No, I have never heard of that theorem.
My confusion comes from this phrase: "...which determine the zero function...". Determine in what sense, and the zero function on which domain? These are two unknowns which can change the question completely, I cannot keep guessing what they mean. If you know what they mean, please elaborate. Otherwise, you should clarify with your instructor/book.

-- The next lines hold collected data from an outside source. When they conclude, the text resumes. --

__global__ __launch_bounds__(256) void stats_finalize_kernel(StatOps s) {
  __shared__ uint32_t red[2][4][64];
  __shared__ PoolCountSmem psm;
  const int nf3 = nfinal_blocks(s.o[0]) + nfinal_blocks(s.o[1]) + nfinal_blocks(s.o[2]);
  if ((int)blockIdx.x >= nf3) {
    pool_count_block(s.pc.P, s.pc.ps, s.pc.R, s.pc.npool, s.pc.vec, s.pc.rowblk, s.pc.colblk,
                     blockIdx.x - nf3, s.pcn, psm);
    return;
  }
  int blk;
  const StatOp &o = s.o[pick_op(s, blockIdx.x, [](const StatOp &q) { return nfinal_blocks(q); }, blk)];
  const int lane = threadIdx.x & 63, grp = threadIdx.x >> 6;
  const int c = blk * 64 + lane;
  uint32_t m = 0, n = 0xffffffffu;
  if (c < o.cols) {
    const uint32_t *pm = o.part + c, *pn = o.part + (size_t)o.rbk * o.cols + c;
    int q = grp;
    for (; q + 28 < o.rbk; q += 32) {
      uint32_t a[8], b[8];
#pragma unroll
      for (int j = 0; j < 8; ++j) {
        a[j] = pm[(size_t)(q + 4 * j) * o.cols];
        b[j] = pn[(size_t)(q + 4 * j) * o.cols];
      }
#pragma unroll
      for (int j = 0; j < 8; ++j) {
        m = max(m, a[j]);
        n = min(n, b[j]);
      }
    }
    for (; q < o.rbk; q += 4) {
      m = max(m, pm[(size_t)q * o.cols]);
      n = min(n, pn[(size_t)q * o.cols]);
    }
  }
  red[0][grp][lane] = m;
  red[1][grp][lane] = n;
  __syncthreads();
  m = max(max(red[0][0][lane], red[0][1][lane]), max(red[0][2][lane], red[0][3][lane]));
  n = min(min(red[1][0][lane], red[1][1][lane]), min(red[1][2][lane], red[1][3][lane]));
  if (grp == 0 && c < o.cols) {
    o.out[c] = m;
    o.out[o.cols + c] = n + 1u;
    o.out[2 * (size_t)o.cols + c] = 0;
  }
}

constexpr int CNT_ROWS = 64;
__host__ __device__ inline int ncount_blocks(const StatOp &o) {
  return o.mode == 1 && o.blocks ? ((o.cols + 63) / 64) * ((o.rows + CNT_ROWS - 1) / CNT_ROWS) : 0;
}
__global__ __launch_bounds__(256) void stats_count_kernel(StatOps s) {
  int blk;
  const StatOp &o = s.o[pick_op(s, blockIdx.x, [](const StatOp &q) { return ncount_blocks(q); }, blk)];
  const int ncb = (o.cols + 63) / 64;
  const int cb = blk % ncb, rc = blk / ncb;
  const int lane = threadIdx.x & 63, wave = threadIdx.x >> 6;
  const int c = cb * 64 + lane;
  bool spr = false;
  float bound = 0.0f;
  if (c < o.cols) {
    const uint32_t mx = o.out[c];
    spr = kcnn::f16x3::spread(mx, o.out[o.cols + c]);
    if (spr) bound = kcnn::f16x3::small_bound(mx);
  }
  if (__ballot(spr) == 0) return;
  const int r0 = rc * CNT_ROWS, r1 = min(o.rows, r0 + CNT_ROWS);
  uint32_t cnt = 0;
  if (spr) {
    float v[CNT_ROWS / 4];
#pragma unroll
    for (int i = 0; i < CNT_ROWS / 4; ++i) {
      const int r = r0 + wave + 4 * i;
      v[i] = r < r1 ? fabsf(X_row(o, r)[c]) : 0.0f;
    }
#pragma unroll
    for (int i = 0; i < CNT_ROWS / 4; ++i) cnt += (v[i] < bound && v[i] != 0.0f) ? 1u : 0u;
  }
  if (cnt) atomicAdd(o.out + 2 * (size_t)o.cols + c, cnt);
}

StatOp stat_op(const float *X, int rows, int cols, int ld, int mode, uint32_t *out,
               uint32_t *part) {
  StatOp o{};
  o.X = X; o.out = out; o.part = part;
  o.rows = rows; o.cols = cols; o.ld = ld; o.mode = mode;
  o.vec = ld % 4 == 0 && (uintptr_t)X % 16 == 0;
  if (rows <= 0 || cols <= 0) return o;
  if (mode == 0) {
    o.rpb = cols >= 2048 ? 1 : 4;
    o.blocks = (rows + o.rpb - 1) / o.rpb;
  } else {
    o.cb = (cols + 1023) / 1024;
    o.rbk = std::max(1, std::min(256, std::min((rows + 15) / 16, (1024 + o.cb - 1) / o.cb)));
    o.rb = (rows + o.rbk - 1) / o.rbk;
    o.rbk = (rows + o.rb - 1) / o.rb;
    o.blocks = o.cb * o.rbk;
    o.fblocks = (cols + 63) / 64;
  }
  return o;
}
size_t stat_part_words(int rows, int cols, int mode) {
  if (mode == 0) return 0;
  const StatOp o = stat_op(nullptr, rows, cols, cols, 1, nullptr, nullptr);
  return 2 * (size_t)o.rbk * cols;
}
int stats_launch3(const StatOps &ops, hipStream_t st) {
  for (const StatOp &o : ops.o)
    if (o.blocks == 0 && o.out) {
      const size_t n = o.mode == 0 ? (size_t)std::max(o.rows, 0) : (size_t)std::max(o.cols, 0);
      if (n && hipMemsetAsync(o.out, 0, 3 * n * 4, st) != hipSuccess) return (int)hipGetLastError();
    }
  int nb = 0, nf = 0, nc = 0;
  for (const StatOp &o : ops.o) {
    nb += o.blocks;
    nf += nfinal_blocks(o);
    nc += ncount_blocks(o);
  }
  nb += ops.pcx * ops.pcy;
  nf += ops.pcn;
  if (nb == 0) return 0;
  hipLaunchKernelGGL(stats_kernel, dim3(nb), dim3(256), 0, st, ops);
  int rc = kcnn::launch_status();
  if (rc || nf == 0) return rc;
  hipLaunchKernelGGL(stats_finalize_kernel, dim3(nf), dim3(256), 0, st, ops);
  rc = kcnn::launch_status();
  if (rc || nc == 0) return rc;
  hipLaunchKernelGGL(stats_count_kernel, dim3(nc), dim3(256), 0, st, ops);
  return kcnn::launch_status();
}
int stats_launch(const StatOp &a, const StatOp &b, hipStream_t st) {
  StatOps ops{};
  ops.o[0] = a;
  ops.o[1] = b;
  ops.o[2] = StatOp{};
  return stats_launch3(ops, st);
}

constexpr int REJ_LOCAL = 4;
__device__ __forceinline__ uint32_t reduce_quad(const GemmF16Args &p, int64_t e, int nq, int np4,
                                                int64_t plane, int &r, int &c, bool store) {
  const int N = p.N;
  r = (int)(e / nq);
  c = (int)(e - (int64_t)r * nq) * 4;
  const float *q = p.part + (int64_t)r * np4 + c;
  float4 v = *reinterpret_cast<const float4 *>(q);
  float4 w = p.ksplit > 1 ? *reinterpret_cast<const float4 *>(q + plane) : v;
  const uint32_t ar = p.amax[r], cr = p.acnt[r];
  uint32_t bm[4], cc[4];
  if (p.bvec) {
    const uint4 x = *reinterpret_cast<const uint4 *>(p.bmax + c);
    const uint4 y = *reinterpret_cast<const uint4 *>(p.bcnt + c);
    bm[0] = x.x; bm[1] = x.y; bm[2] = x.z; bm[3] = x.w;
    cc[0] = y.x; cc[1] = y.y; cc[2] = y.z; cc[3] = y.w;
  } else {
#pragma unroll
    for (int i = 0; i < 4; ++i) {
      bm[i] = c + i < N ? p.bmax[c + i] : NONFINITE;
      cc[i] = c + i < N ? p.bcnt[c + i] : 0u;
    }
  }
  float4 w4 = make_float4(0.0f, 0.0f, 0.0f, 0.0f), q4 = w4;
  float4 *wp = nullptr, *qp = nullptr;
  if (p.mom.W && store) {
    wp = reinterpret_cast<float4 *>(p.mom.W + (int64_t)r * p.mom.ldw + c);
    qp = reinterpret_cast<float4 *>(p.mom.prev + (int64_t)r * p.mom.ldp + c);
    if (c + 4 <= N) {
      w4 = *wp;
      q4 = *qp;
    }
  }
  float bv[4] = {0.0f, 0.0f, 0.0f, 0.0f};
  if (p.bias && store) {
    if (c + 4 <= N && ((uintptr_t)p.bias & 15) == 0) {
      const float4 b4 = *reinterpret_cast<const float4 *>(p.bias + c);
      bv[0] = b4.x; bv[1] = b4.y; bv[2] = b4.z; bv[3] = b4.w;
    } else {
#pragma unroll
      for (int i = 0; i < 4; ++i) bv[i] = c + i < N ? p.bias[c + i] : 0.0f;
    }
  }
  if (p.ksplit > 1) {
    v.x += w.x; v.y += w.y; v.z += w.z; v.w += w.w;
    for (int k = 2; k < p.ksplit; ++k) {
      w = *reinterpret_cast<const float4 *>(q + k * plane);
      v.x += w.x; v.y += w.y; v.z += w.z; v.w += w.w;
    }
  }
  if (ar >= NONFINITE) return 0;
  const float sv[4] = {v.x, v.y, v.z, v.w};
  const bool any = (cr | cc[0] | cc[1] | cc[2] | cc[3]) != 0 && ar != 0;
  float *o = p.C + (int64_t)r * p.ldc + c;
  const bool fin = max(max(bm[0], bm[1]), max(bm[2], bm[3])) < NONFINITE;
  if (p.mom.W && !any && fin) {
    if (store) {
      const MomentumEpi &m = p.mom;
      kcnn::momentum_step(p.alpha * sv[0], q4.x, w4.x, m.momentum, m.a_wd, m.a_g);
      kcnn::momentum_step(p.alpha * sv[1], q4.y, w4.y, m.momentum, m.a_wd, m.a_g);
      kcnn::momentum_step(p.alpha * sv[2], q4.z, w4.z, m.momentum, m.a_wd, m.a_g);
      kcnn::momentum_step(p.alpha * sv[3], q4.w, w4.w, m.momentum, m.a_wd, m.a_g);
      *qp = q4;
      *wp = w4;
    }
    return 0;
  }
  if (!p.mom.W && !any && fin && ((p.ldc & 3) | ((uintptr_t)p.C & 15)) == 0) {
    if (store) {
      float4 ov = make_float4(0.0f, 0.0f, 0.0f, 0.0f);
      if (p.beta != 0.0f) ov = *reinterpret_cast<const float4 *>(o);
      const float oi[4] = {ov.x, ov.y, ov.z, ov.w};
      float wv[4];
#pragma unroll
      for (int i = 0; i < 4; ++i) {
        wv[i] = p.beta == 0.0f ? p.alpha * sv[i] : p.alpha * sv[i] + p.beta * oi[i];
        if (p.bias) wv[i] += bv[i];
      }
      *reinterpret_cast<float4 *>(o) = make_float4(wv[0], wv[1], wv[2], wv[3]);
    }
    return 0;
  }
  float thr[4] = {0.0f, 0.0f, 0.0f, 0.0f};
  if (any) {
    const int er = scale_exp(ar);
#pragma unroll
    for (int i = 0; i < 4; ++i) {
      if (bm[i] >= NONFINITE || bm[i] == 0 || (cr | cc[i]) == 0) continue;
      thr[i] = __builtin_amdgcn_ldexpf(
          kcnn::f16x3::spread_weight(cr) + kcnn::f16x3::spread_weight(cc[i]),
          -(er + scale_exp(bm[i])));
    }
  }
  uint32_t rej = 0;
#pragma unroll
  for (int i = 0; i < 4; ++i) {
    if (bm[i] >= NONFINITE) continue;
    if (thr[i] != 0.0f && !(fabsf(sv[i]) >= thr[i])) {
      rej |= 1u << i;
      continue;
    }
    if (store) emit(p, r, c + i, sv[i]);
  }
  return rej;
}

__global__ __launch_bounds__(256) void gemm_f16x3_reduce_kernel(GemmF16Args p, int a_kc,
                                                                int b_kc) {
  const int np4 = (p.N + 3) & ~3, nq = np4 >> 2;
  const int64_t total = (int64_t)p.M * nq;
  const int64_t plane = (int64_t)p.M * np4;
  const int lane = threadIdx.x & 63;
  for (int64_t e = blockIdx.x * (int64_t)blockDim.x + threadIdx.x; e < total;
       e += (int64_t)gridDim.x * blockDim.x) {
    int r = (int)(e / nq), c = (int)(e - (int64_t)r * nq) * 4;
    const uint32_t rej = in_split_tile(p, r, c) ? reduce_quad(p, e, nq, np4, plane, r, c, true) : 0u;
    const int n = __builtin_popcountll(__ballot(rej & 1)) + __builtin_popcountll(__ballot(rej & 2)) +
                  __builtin_popcountll(__ballot(rej & 4)) + __builtin_popcountll(__ballot(rej & 8));
    const bool defer = n > REJ_LOCAL && !p.fix_local;
    if (lane == 0) {
      p.rflag[e >> 6] = defer ? 1u : 0u;
      if (defer) p.rflag[(total + 63) >> 6] = p.gen;
      if (n > REJ_LOCAL && p.fix_report) *p.fix_report = 1u;
    }
    if (n == 0 || defer) continue;
    fix_rejected(p, a_kc != 0, b_kc != 0, rej, lane, [&](int l, int bit, int &row, int &col) {
      row = __builtin_amdgcn_readlane(r, l);
      col = __builtin_amdgcn_readlane(c, l) + bit;
    });
  }
}

constexpr int FIX_DEPTH = 16;
constexpr int FIX_GRID = 1024;
__global__ __launch_bounds__(256) void gemm_f16x3_fixup_kernel(GemmF16Args p, int a_kc,
                                                               int b_kc, int rows) {
  __shared__ int list[256];
  __shared__ int nlist;
  __shared__ float4 quarter[4][64];
  const int np4 = (p.N + 3) & ~3, nq = np4 >> 2;
  const int64_t total = (int64_t)p.M * nq;
  const int64_t plane = (int64_t)p.M * np4;
  const int64_t nslots = (total + 63) >> 6;
  const int lane = threadIdx.x & 63, wave = threadIdx.x >> 6;
  if (p.rflag[nslots] != p.gen) return;
  for (int64_t base = 0; base < nslots; base += (int64_t)gridDim.x * blockDim.x) {
    if (threadIdx.x == 0) nlist = 0;
    __syncthreads();
    const int64_t slot = base + (int64_t)threadIdx.x * gridDim.x + blockIdx.x;
    if (slot < nslots && p.rflag[slot] != 0) list[atomicAdd(&nlist, 1)] = (int)threadIdx.x;
    __syncthreads();
    const int n = nlist;
    for (int j = 0; j < n; ++j) {
      const int64_t e0 = (base + (int64_t)list[j] * gridDim.x + blockIdx.x) << 6;
      const int64_t e = e0 + lane;
      int r = e < total ? (int)(e / nq) : 0;
      int c = e < total ? (int)(e - (int64_t)r * nq) * 4 : 0;
      const bool valid = e < total && in_split_tile(p, r, c);
      const uint32_t rej = valid ? reduce_quad(p, e, nq, np4, plane, r, c, false) : 0u;
      if (!rows) {
        const uint64_t mine = (lane & 3) == wave ? rej : 0u;
        fix_rejected(p, a_kc != 0, b_kc != 0, mine, lane, [&](int l, int bit, int &row, int &col) {
          row = __builtin_amdgcn_readlane(r, l);
          col = __builtin_amdgcn_readlane(c, l) + bit;
        });
        __syncthreads();
        continue;
      }
      const int kq = (p.K + 3) >> 2;
      const int k0 = wave * kq, k1 = min(p.K, k0 + kq);
      const int64_t sa = a_kc ? 1 : p.lda;
      const float *qa = a_kc ? p.A + (int64_t)r * p.lda + k0 : p.A + (int64_t)k0 * p.lda + r;
      const float *qb = p.B + (int64_t)k0 * p.ldb + c;
      float4 acc[4];
#pragma unroll
      for (int i = 0; i < 4; ++i) acc[i] = make_float4(0.0f, 0.0f, 0.0f, 0.0f);
      int k = k0;
#pragma unroll 1
      for (; k + FIX_DEPTH <= k1; k += FIX_DEPTH) {
        float x[FIX_DEPTH];
        float4 y[FIX_DEPTH];
#pragma unroll
        for (int i = 0; i < FIX_DEPTH; ++i) {
          x[i] = qa[i * sa];
          y[i] = *reinterpret_cast<const float4 *>(qb + (int64_t)i * p.ldb);
        }
#pragma unroll
        for (int i = 0; i < FIX_DEPTH; ++i) {
          float4 &t = acc[i & 3];
          t.x = fmaf(x[i], y[i].x, t.x);
          t.y = fmaf(x[i], y[i].y, t.y);
          t.z = fmaf(x[i], y[i].z, t.z);
          t.w = fmaf(x[i], y[i].w, t.w);
        }
        qa += FIX_DEPTH * sa;
        qb += (int64_t)FIX_DEPTH * p.ldb;
      }
#pragma unroll 1
      for (; k < k1; ++k) {
        const float x = *qa;
        const float4 y = *reinterpret_cast<const float4 *>(qb);
        acc[0].x = fmaf(x, y.x, acc[0].x);
        acc[0].y = fmaf(x, y.y, acc[0].y);
        acc[0].z = fmaf(x, y.z, acc[0].z);
        acc[0].w = fmaf(x, y.w, acc[0].w);
        qa += sa;
        qb += p.ldb;
      }
      float4 q;
      q.x = (acc[0].x + acc[1].x) + (acc[2].x + acc[3].x);
      q.y = (acc[0].y + acc[1].y) + (acc[2].y + acc[3].y);
      q.z = (acc[0].z + acc[1].z) + (acc[2].z + acc[3].z);
      q.w = (acc[0].w + acc[1].w) + (acc[2].w + acc[3].w);
      quarter[wave][lane] = q;
      __syncthreads();
      if (wave == 0 && rej) {
        const float4 q0 = quarter[0][lane], q1 = quarter[1][lane], q2 = quarter[2][lane],
                     q3 = quarter[3][lane];
        const float v[4] = {((q0.x + q1.x) + q2.x) + q3.x, ((q0.y + q1.y) + q2.y) + q3.y,
                            ((q0.z + q1.z) + q2.z) + q3.z, ((q0.w + q1.w) + q2.w) + q3.w};
#pragma unroll
        for (int i = 0; i < 4; ++i)
          if (rej >> i & 1) emit(p, r, c + i, v[i]);
      }
      __syncthreads();
    }
    __syncthreads();
  }
}

int choose_ksplit(int64_t tiles, int M, int N, int K, int *nwhole = nullptr) {
  auto round = [](int k) { return 0.0458 * k + 11.1; };
  int best = 1, best_w = 0;
  double best_t = (double)((tiles + 255) / 256) * round(K);
  for (int s = 2; s <= 4 && K / s >= 1024; ++s) {
    const int ks = (K + s - 1) / s;
    for (int64_t w = 0; w < tiles; w += 256) {
      const int64_t rest = tiles - w;
      const double t = (double)(w / 256) * round(K) + (double)((rest * s + 255) / 256) * round(ks) +
                       (double)(s + 1) * M * N * 4.0 / 4.0e6 * (double)rest / (double)tiles;
      if (t < best_t) { best_t = t; best = s; best_w = (int)w; }
    }
  }
  if (nwhole) *nwhole = best > 1 ? best_w : 0;
  return best;
}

I only have two more problems in this chapter then I can move on to the next chapter. I hope that the next chapter is better than this one. Well I have to go to work tomorrow!! Thanks for trying to help if you figure it out that would be great
I just took a look at your book, and it seemed we can just substitute elements of $\displaystyle F$ whenever we want. In this case, our job is quite easy actually. To see that
$\displaystyle \mathcal{S}=\{p(x)\in F[x]|p(a)=0 \quad \forall a\in F\}$
is an ideal, we want to show that it is closed under addition by elements in $\displaystyle \mathcal{S}$ and closed under multiplication by elements of $\displaystyle F[x]$. For the first bit, suppose $\displaystyle p(x),q(x)\in \mathcal{S}$. Then $\displaystyle (p+q)(a)=p(a)+q(a)=0+0=0$ for all $\displaystyle a\in F$. Thus $\displaystyle (p+q)(x)\in \mathcal{S}$. For the second assertion, suppose $\displaystyle p(x)\in \mathcal{S},r(x)\in F[x]$. Then $\displaystyle r(a)p(a)=r(a)\cdot 0 = 0$ for all $\displaystyle a\in F$. Therefore $\displaystyle r(x)p(x)\in \mathcal{S}$.